What is being asked -
For the data below, give again exactly the lines from the one containing "Measured before the" through the one containing "## Interleave accumulator", both ends included, and no others.

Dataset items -
>>>>>

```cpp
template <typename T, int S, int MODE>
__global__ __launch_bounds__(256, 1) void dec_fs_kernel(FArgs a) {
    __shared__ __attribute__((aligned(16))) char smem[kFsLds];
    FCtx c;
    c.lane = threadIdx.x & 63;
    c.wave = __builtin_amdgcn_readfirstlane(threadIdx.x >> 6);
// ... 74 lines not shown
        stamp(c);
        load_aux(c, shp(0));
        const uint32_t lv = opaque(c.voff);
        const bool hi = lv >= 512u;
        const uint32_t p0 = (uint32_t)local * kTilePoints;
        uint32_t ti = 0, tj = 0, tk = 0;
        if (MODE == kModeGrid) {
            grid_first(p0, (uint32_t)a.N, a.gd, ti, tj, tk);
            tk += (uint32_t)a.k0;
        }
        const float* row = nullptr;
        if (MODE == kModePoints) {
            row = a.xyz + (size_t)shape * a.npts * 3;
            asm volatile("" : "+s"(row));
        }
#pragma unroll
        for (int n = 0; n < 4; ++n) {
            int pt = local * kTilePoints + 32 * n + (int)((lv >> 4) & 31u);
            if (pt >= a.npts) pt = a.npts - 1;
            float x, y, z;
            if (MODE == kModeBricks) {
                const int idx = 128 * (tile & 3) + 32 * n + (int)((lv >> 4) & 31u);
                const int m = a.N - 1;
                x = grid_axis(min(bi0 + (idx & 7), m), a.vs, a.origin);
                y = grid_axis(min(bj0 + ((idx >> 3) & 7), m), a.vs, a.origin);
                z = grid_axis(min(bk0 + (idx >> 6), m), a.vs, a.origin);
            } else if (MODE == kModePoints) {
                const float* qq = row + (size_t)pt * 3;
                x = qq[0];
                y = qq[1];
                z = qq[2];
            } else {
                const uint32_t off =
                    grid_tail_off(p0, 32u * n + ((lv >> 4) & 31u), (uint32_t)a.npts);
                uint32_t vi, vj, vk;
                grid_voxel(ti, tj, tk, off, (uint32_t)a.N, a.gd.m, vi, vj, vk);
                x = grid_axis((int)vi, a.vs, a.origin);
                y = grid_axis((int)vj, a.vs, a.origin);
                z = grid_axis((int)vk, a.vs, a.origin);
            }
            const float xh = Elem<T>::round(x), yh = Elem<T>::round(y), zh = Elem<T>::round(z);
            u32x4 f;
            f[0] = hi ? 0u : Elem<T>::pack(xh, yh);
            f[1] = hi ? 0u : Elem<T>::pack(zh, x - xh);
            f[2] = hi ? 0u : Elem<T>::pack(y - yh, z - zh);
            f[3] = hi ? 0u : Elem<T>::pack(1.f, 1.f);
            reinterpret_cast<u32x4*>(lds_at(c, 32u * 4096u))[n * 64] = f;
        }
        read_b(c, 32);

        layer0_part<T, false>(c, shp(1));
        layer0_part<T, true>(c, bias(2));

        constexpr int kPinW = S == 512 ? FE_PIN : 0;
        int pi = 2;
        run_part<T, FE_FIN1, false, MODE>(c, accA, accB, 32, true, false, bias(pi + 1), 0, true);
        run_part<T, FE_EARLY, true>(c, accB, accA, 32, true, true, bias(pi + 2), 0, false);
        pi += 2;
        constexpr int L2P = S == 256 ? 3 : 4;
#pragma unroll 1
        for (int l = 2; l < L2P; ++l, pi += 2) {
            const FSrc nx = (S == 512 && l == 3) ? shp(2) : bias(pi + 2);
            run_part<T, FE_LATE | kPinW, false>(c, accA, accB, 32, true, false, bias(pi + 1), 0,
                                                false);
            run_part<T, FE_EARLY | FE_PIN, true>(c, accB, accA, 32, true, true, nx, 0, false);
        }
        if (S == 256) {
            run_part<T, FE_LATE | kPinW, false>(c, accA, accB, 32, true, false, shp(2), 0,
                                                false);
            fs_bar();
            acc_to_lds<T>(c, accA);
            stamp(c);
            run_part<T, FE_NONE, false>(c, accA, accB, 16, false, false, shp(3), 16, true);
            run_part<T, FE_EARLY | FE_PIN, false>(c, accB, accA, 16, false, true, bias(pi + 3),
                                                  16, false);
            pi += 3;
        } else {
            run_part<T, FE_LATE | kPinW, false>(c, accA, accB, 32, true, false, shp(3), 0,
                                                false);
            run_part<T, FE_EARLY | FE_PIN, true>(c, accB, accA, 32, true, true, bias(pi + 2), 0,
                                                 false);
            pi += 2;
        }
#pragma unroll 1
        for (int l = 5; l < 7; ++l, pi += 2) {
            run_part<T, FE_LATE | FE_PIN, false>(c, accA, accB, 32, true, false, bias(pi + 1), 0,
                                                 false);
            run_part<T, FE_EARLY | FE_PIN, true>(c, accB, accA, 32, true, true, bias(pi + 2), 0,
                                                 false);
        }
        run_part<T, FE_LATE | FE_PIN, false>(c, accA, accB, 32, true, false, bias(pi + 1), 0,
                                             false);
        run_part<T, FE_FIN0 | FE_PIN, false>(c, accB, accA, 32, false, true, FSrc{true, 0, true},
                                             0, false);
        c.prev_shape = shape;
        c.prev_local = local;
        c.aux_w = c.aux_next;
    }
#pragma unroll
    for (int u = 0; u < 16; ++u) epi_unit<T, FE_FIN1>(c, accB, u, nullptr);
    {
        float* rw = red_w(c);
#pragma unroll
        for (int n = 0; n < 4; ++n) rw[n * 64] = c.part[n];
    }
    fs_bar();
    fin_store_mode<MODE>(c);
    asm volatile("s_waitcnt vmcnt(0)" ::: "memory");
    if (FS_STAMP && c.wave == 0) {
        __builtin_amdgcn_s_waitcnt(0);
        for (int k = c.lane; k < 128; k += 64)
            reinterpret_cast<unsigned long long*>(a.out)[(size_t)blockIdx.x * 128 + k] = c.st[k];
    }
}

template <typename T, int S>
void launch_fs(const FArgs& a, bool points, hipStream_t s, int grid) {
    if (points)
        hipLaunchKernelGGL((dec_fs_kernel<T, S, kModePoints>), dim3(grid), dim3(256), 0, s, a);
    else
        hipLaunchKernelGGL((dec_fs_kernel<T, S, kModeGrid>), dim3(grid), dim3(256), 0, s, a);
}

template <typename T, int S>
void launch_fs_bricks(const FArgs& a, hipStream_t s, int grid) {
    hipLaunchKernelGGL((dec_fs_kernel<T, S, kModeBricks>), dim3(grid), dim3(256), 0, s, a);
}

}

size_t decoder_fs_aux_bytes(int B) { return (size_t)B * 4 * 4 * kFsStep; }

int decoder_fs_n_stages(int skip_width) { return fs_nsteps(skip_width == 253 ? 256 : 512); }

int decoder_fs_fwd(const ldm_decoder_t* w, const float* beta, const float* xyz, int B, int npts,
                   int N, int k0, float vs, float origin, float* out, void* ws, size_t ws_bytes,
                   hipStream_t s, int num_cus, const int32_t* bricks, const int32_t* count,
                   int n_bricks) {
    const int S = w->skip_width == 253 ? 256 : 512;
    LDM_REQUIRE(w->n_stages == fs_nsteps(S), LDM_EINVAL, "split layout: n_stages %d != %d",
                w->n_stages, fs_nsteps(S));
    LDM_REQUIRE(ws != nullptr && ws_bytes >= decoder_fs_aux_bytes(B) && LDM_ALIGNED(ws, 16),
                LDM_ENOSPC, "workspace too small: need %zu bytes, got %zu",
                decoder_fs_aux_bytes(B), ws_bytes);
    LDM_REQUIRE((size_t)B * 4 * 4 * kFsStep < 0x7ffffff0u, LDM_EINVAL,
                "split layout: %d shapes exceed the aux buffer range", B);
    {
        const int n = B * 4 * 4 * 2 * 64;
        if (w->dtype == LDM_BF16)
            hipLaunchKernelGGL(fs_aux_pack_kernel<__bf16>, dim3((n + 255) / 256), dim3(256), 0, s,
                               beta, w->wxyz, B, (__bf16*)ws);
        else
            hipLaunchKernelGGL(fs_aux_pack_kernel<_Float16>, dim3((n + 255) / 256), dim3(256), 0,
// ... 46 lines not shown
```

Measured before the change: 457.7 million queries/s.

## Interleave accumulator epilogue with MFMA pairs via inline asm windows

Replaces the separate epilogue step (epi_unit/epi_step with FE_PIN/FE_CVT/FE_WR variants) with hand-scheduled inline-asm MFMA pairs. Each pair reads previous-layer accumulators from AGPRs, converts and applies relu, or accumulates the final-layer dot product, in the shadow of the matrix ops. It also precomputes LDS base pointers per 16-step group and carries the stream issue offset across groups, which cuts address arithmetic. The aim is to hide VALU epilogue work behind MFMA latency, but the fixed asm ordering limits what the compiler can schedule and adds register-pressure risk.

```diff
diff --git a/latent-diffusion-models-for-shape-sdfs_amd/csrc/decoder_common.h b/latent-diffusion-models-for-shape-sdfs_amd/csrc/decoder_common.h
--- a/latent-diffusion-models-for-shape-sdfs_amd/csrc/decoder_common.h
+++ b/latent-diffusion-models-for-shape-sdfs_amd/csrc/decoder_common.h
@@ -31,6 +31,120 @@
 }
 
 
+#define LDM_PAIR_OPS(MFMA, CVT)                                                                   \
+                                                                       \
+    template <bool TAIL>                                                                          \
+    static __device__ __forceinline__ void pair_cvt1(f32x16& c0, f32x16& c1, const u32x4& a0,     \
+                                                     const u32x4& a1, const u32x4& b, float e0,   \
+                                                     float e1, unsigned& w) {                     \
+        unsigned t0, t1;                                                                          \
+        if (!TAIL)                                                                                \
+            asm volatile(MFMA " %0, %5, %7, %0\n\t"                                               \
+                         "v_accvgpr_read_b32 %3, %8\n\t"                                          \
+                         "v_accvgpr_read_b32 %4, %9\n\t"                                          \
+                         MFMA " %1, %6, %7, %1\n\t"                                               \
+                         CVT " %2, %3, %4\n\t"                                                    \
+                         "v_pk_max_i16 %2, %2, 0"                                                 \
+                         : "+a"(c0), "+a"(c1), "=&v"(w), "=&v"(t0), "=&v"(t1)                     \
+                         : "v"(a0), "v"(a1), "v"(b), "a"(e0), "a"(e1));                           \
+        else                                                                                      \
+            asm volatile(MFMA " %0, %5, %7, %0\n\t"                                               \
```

<<<<<

Reply to the task -
Measured before the change: 457.7 million queries/s.

## Interleave accumulator epilogue with MFMA pairs via inline asm windows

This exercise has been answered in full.